▶ _What is being asked_
Across the whole listing, copy out every line that includes the string "long".
[[ Dataset, beginning ]]
@@ -268,6 +272,7 @@
 
 
 __global__ void __launch_bounds__(128) blend_features_kernel(int n, const float* __restrict__ body_pose, const float* __restrict__ betas, SmplWorkspace w) {
+  GLAMR_SPAN(kSpanBlendFeat);
   const int f = (blockIdx.x * blockDim.x + threadIdx.x) >> 5, lane = threadIdx.x & 31;
   if (f >= n) return;
   float R[9];
@@ -323,6 +328,7 @@
   uint64_t* empty = full + kTcStages;
   const int tid = threadIdx.x, warp = tid >> 5, lane = tid & 31;
   const int ntiles = ntn * mtiles;
+  GLAMR_SPAN(kSpanBlendGemm);
   pdl_launch_dependents();
   if (tid == 0) {
 #pragma unroll
@@ -560,6 +566,10 @@
 constexpr int kSkinTcThreads = 288;
 
 #ifdef GLAMR_EXPERIMENT
+GLAMR_SPANS_ENTRY(glamr_exp_spans_smpl)
+#endif
+
+#ifdef GLAMR_EXPERIMENT
 constexpr int kSkinPhaseCtas = 1024;
 constexpr int kSkinPhases = 6;
 __device__ long long g_skin_phases[kSkinPhaseCtas][2][kSkinPhases];
@@ -597,6 +607,7 @@
   const int nft = (n + kSkF - 1) / kSkF;
   const int items = (vt1 - vt0) * nft;
   const int i0 = (int)((long long)blockIdx.x * items / gridDim.x), i1 = (int)((long long)(blockIdx.x + 1) * items / gridDim.x);
+  GLAMR_SPAN(vt0 >= kNVTiles ? kSpanSkinSupport : kSpanSkinMesh);
   pdl_launch_dependents();
   if (tid == 0) {
     mbar_init(full_w, 1);
diff --git a/glamr_b200/csrc/smpl_model.cuh b/glamr_b200/csrc/smpl_model.cuh
--- a/glamr_b200/csrc/smpl_model.cuh
+++ b/glamr_b200/csrc/smpl_model.cuh
@@ -138,7 +138,31 @@
   }
 }
 
-__device__ __forceinline__ void pose_prep_frame(const SmplDev& m, int f, const float* __restrict__ orient3, const float* __restrict__ bp,
+struct PosePrepIn {
+  float q[3];
+  float jt[3];
+  float js[3][kNB];
+  float beta[kNB];
+};
+__device__ __forceinline__ void pose_prep_load(const SmplDev& m, const float* __restrict__ bp, const float* __restrict__ beta, int lane,
+                                               PosePrepIn& in) {
+  const int j = lane < kNJ ? lane : kNJ - 1;
+#pragma unroll
+  for (int k = 0; k < 3; ++k) in.q[k] = j == 0 ? 0.0f : bp[(j - 1) * 3 + k];
+#pragma unroll
+  for (int c = 0; c < 3; ++c) {
+    in.jt[c] = m.j_template[j * 3 + c];
+    if (beta) {
+#pragma unroll
+      for (int l = 0; l < kNB; ++l) in.js[c][l] = m.j_shapedirs[(j * 3 + c) * kNB + l];
+    }
+  }
+  if (beta) {
+#pragma unroll
+    for (int l = 0; l < kNB; ++l) in.beta[l] = beta[l];
+  }
+}
+__device__ __forceinline__ void pose_prep_frame(const SmplDev& m, int f, const float* __restrict__ orient3, const PosePrepIn& in,
                                                 const float* __restrict__ beta, const SmplWorkspace& w, int lane) {
   const int j = lane < kNJ ? lane : kNJ - 1;
   float r[3];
[[ Dataset, end ]]
▶ _Written solution_
 __device__ long long g_skin_phases[kSkinPhaseCtas][2][kSkinPhases];
   const int i0 = (int)((long long)blockIdx.x * items / gridDim.x), i1 = (int)((long long)(blockIdx.x + 1) * items / gridDim.x);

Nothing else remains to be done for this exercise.